8h30-10h30 > Les congrégations étrangères dans la production des périphéries urbaines ottomanes au XIXe siècle : Istanbul, Jérusalem, Mamuret ül-Aziz, Van

Les congrégations étrangères dans la production des périphéries urbaines ottomanes au XIXe siècle : Istanbul, Jérusalem, Mamuret-ül-Aziz, Van

mer 12 juil 23
8h30-10h30
Déméter 006

 

Résumé :

À partir des Tanzimat, les missions chrétiennes – protestantes et catholiques – originaires d’Europe et d’Amérique ont maillé le territoire ottoman et ont fondé de nombreuses institutions scolaires, médicales et charitables, notamment dans les grandes villes de l’Empire. Cet élan évangélisateur européen, de même que les réponses locales de la part des notables de la société ottomane mais aussi de l’administration impériale, ont fait l’objet de nombreux travaux académiques. Plus récemment, plusieurs historiens et historiennes ont adopté une approche novatrice pour aborder l’activité missionnaire, en se concentrant davantage sur sa présence physique au sein du territoire et sur le contexte local dans lequel les congrégations s’insèrent. Dans ce cadre, les acteurs missionnaires apparaissent non seulement comme des agents au service d’intérêts impériaux mais aussi comme des acteurs urbains inscrits dans la vie quotidienne des villes de l’Empire ottoman.  

Ce panel invite à poursuivre cette perspective en offrant quatre cas d’études de périphéries urbaines dans l’espace ottoman qui ont été en partie transformées au XIXe siècle par les congrégations missionnaires. Cette transformation se fait néanmoins en interaction avec les familles de notables et commerçants qui achètent de nombreux terrains périphériques, avec les diplomates européens et fonctionnaires ottomans qui y construisent des villas estivales, mais aussi avec une population urbaine déjà présente ou qui s’installe pour des raisons variées dans ces nouvelles banlieues. 

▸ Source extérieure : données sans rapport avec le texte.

template <uint32_t S, bool DT>
__global__ __launch_bounds__(kHvBlock) void hash_var_kernel(BuildArgs a, KeysVar keys, uint2 *__restrict__ hp,
                                                            uint32_t total_sc, FilterTable ft) {
  extern __shared__ __attribute__((aligned(16))) uint32_t lds[];
  uint32_t *bins = lds;
  uint32_t *s_rel = lds + kHvBins;
  uint16_t *s_len = reinterpret_cast<uint16_t *>(s_rel + S);
  uint32_t *stage = reinterpret_cast<uint32_t *>(s_len + S);
  constexpr int KPT = S / kHvBlock;
  constexpr uint32_t NW = kHvBlock / kWave;
  const int tid = threadIdx.x, lane = tid & (kWave - 1), wave = tid / kWave;
  const uint32_t sc = blockIdx.x;
  if (sc >= total_sc) return;
  STAMP_DECL
  const auto &d = Filt<DT>::at(a, ft, Filt<DT>::of_run(a, ft, sc));
  const uint32_t first = (sc - d.sc_base) * S;
  const uint32_t cnt = min(S, d.n - first);
  const uint64_t kb = d.key_begin + first;
  const uint64_t base16 = keys.offs[kb] & ~15ull;
  const uint64_t end = keys.offs[kb + cnt];
  constexpr uint32_t kStage = hv_stage_bytes<S>();
  static_assert(kStage % (16 * kHvBlock) == 0, "the staging loads cover kStage in whole rounds of 16 B per thread");
  const uint32_t sbytes = (uint32_t)min((end - base16 + 15) & ~15ull, (uint64_t)kStage);

  constexpr int VPT = kStage / 16 / kHvBlock;
  const uint32_t nv = sbytes / 16;
  for (uint32_t i = tid; i < kHvBins; i += kHvBlock) bins[i] = 0;
  uint64_t o0[KPT], o1[KPT];
#pragma unroll
  for (int i = 0; i < KPT; ++i) {
    const uint32_t idx = min((uint32_t)(tid + i * kHvBlock), cnt - 1u);
    o0[i] = keys.offs[kb + idx];
    o1[i] = keys.offs[kb + idx + 1];
  }
  u32x4_t v[VPT];
  if (nv) {
    const u32x4_t *src = reinterpret_cast<const u32x4_t *>(keys.keys + base16);
#pragma unroll
    for (int i = 0; i < VPT; ++i) v[i] = src[min((uint32_t)(tid + i * kHvBlock), nv - 1u)];
  }
  __syncthreads();
  STAMP(0);
  uint32_t rk[KPT];
#pragma unroll
  for (int i = 0; i < KPT; ++i) {
    rk[i] = ~0u;
    if (tid + i * kHvBlock < cnt) {
      const uint32_t c = (uint32_t)min(o1[i] - o0[i], (uint64_t)(kHvBins - 1));
      rk[i] = (atomicAdd(&bins[c], 1u) << 9) | c;
    }
  }
  {
    u32x4_t *dst = reinterpret_cast<u32x4_t *>(stage);
#pragma unroll
    for (int i = 0; i < VPT; ++i)
      if (tid + i * kHvBlock < nv) dst[tid + i * kHvBlock] = v[i];
  }
  __syncthreads();
  STAMP(1);
  if (wave == 0) {
    constexpr int PER = kHvBins / kWave;
    uint32_t bv[PER], t = 0;
#pragma unroll
    for (int j = 0; j < PER; ++j) bv[j] = bins[lane * PER + j], t += bv[j];
    uint32_t run = wave_incl_scan(t, lane) - t;
#pragma unroll
    for (int j = 0; j < PER; ++j) bins[lane * PER + j] = run, run += bv[j];
  }
  __syncthreads();
  STAMP(2);
#pragma unroll
  for (int i = 0; i < KPT; ++i) {
    if (rk[i] != ~0u) {
      const uint32_t slot = bins[rk[i] & (kHvBins - 1)] + (rk[i] >> 9);
      const uint64_t len = o1[i] - o0[i];
      const bool near = len < 0xffffu && o0[i] - base16 < 0xffffffffull;
      s_rel[slot] = near ? (uint32_t)(o0[i] - base16) : tid + i * kHvBlock;
      s_len[slot] = near ? (uint16_t)len : (uint16_t)0xffffu;
    }
  }
  __syncthreads();
  STAMP(3);

  const uint32_t groups = (cnt + kWave - 1) / kWave;
  uint2 *out = hp + (uint64_t)d.chunk_base * a.C + first;
  for (uint32_t gi = wave; gi < groups; gi += NW) {
    const uint32_t g = groups - 1 - gi;
    const uint32_t s = g * kWave + lane;
    if (s >= cnt) continue;
    uint32_t len = s_len[s];
    const uint32_t r = s_rel[s];
    uint32_t h1, h2;
#ifdef ADL_BLOOM_STAMPS
    if (a.exp & 16) {
      out[s] = make_uint2(r, len | 1u);
      continue;
    }
#endif
    if (len < 0xffffu && (uint64_t)r + len <= sbytes) {
      hash_lds(stage, r, len, h1, h2);
    } else {
      uint64_t k0 = base16 + r;
      if (len == 0xffffu) {
        k0 = keys.offs[kb + r];
        len = (uint32_t)(keys.offs[kb + r + 1] - k0);
      }
      hash_bytes(keys.keys + k0, len, kSeed1, kSeed2, h1, h2);
    }
    out[s] = make_uint2(h1, h2);
  }
  STAMP(4);
  STAMP_FLUSH(2);
}

struct Src16 {
  const uint4 *keys;
  using Raw = uint4;
  __device__ __forceinline__ Raw load(const FilterDesc &d, uint32_t chunk, uint32_t first, uint32_t idx) const {
    return load_nt(keys + d.key_begin + first + idx);
  }
  __device__ static __forceinline__ void hash(const Raw &r, uint32_t &h1, uint32_t &h2) { hash16(r, h1, h2); }
};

En intégrant les missions étrangères dans la réflexion, l’enjeu ici n’est pas d’insister sur leur capacité à dominer spatialement ces villes dans une interprétation foucaldienne sommaire mais au contraire d’observer ces acteurs en relation avec leur environnement local. Il s’agit d’observer les pratiques (séjours estivaux, jardinage, refuge en contexte de crise), les logiques de compétition (par exemple entre congrégations), les catégories juridiques (notamment concernant le statut foncier des terrains) et les justifications auprès des autorités (administratives, consulaires et religieuses). C’est l’ensemble de ces éléments qui rend possible la construction d’établissements congréganistes dans les périphéries urbaines et qui permet de comprendre comment ces congrégations sont accueillies par les sociétés locales.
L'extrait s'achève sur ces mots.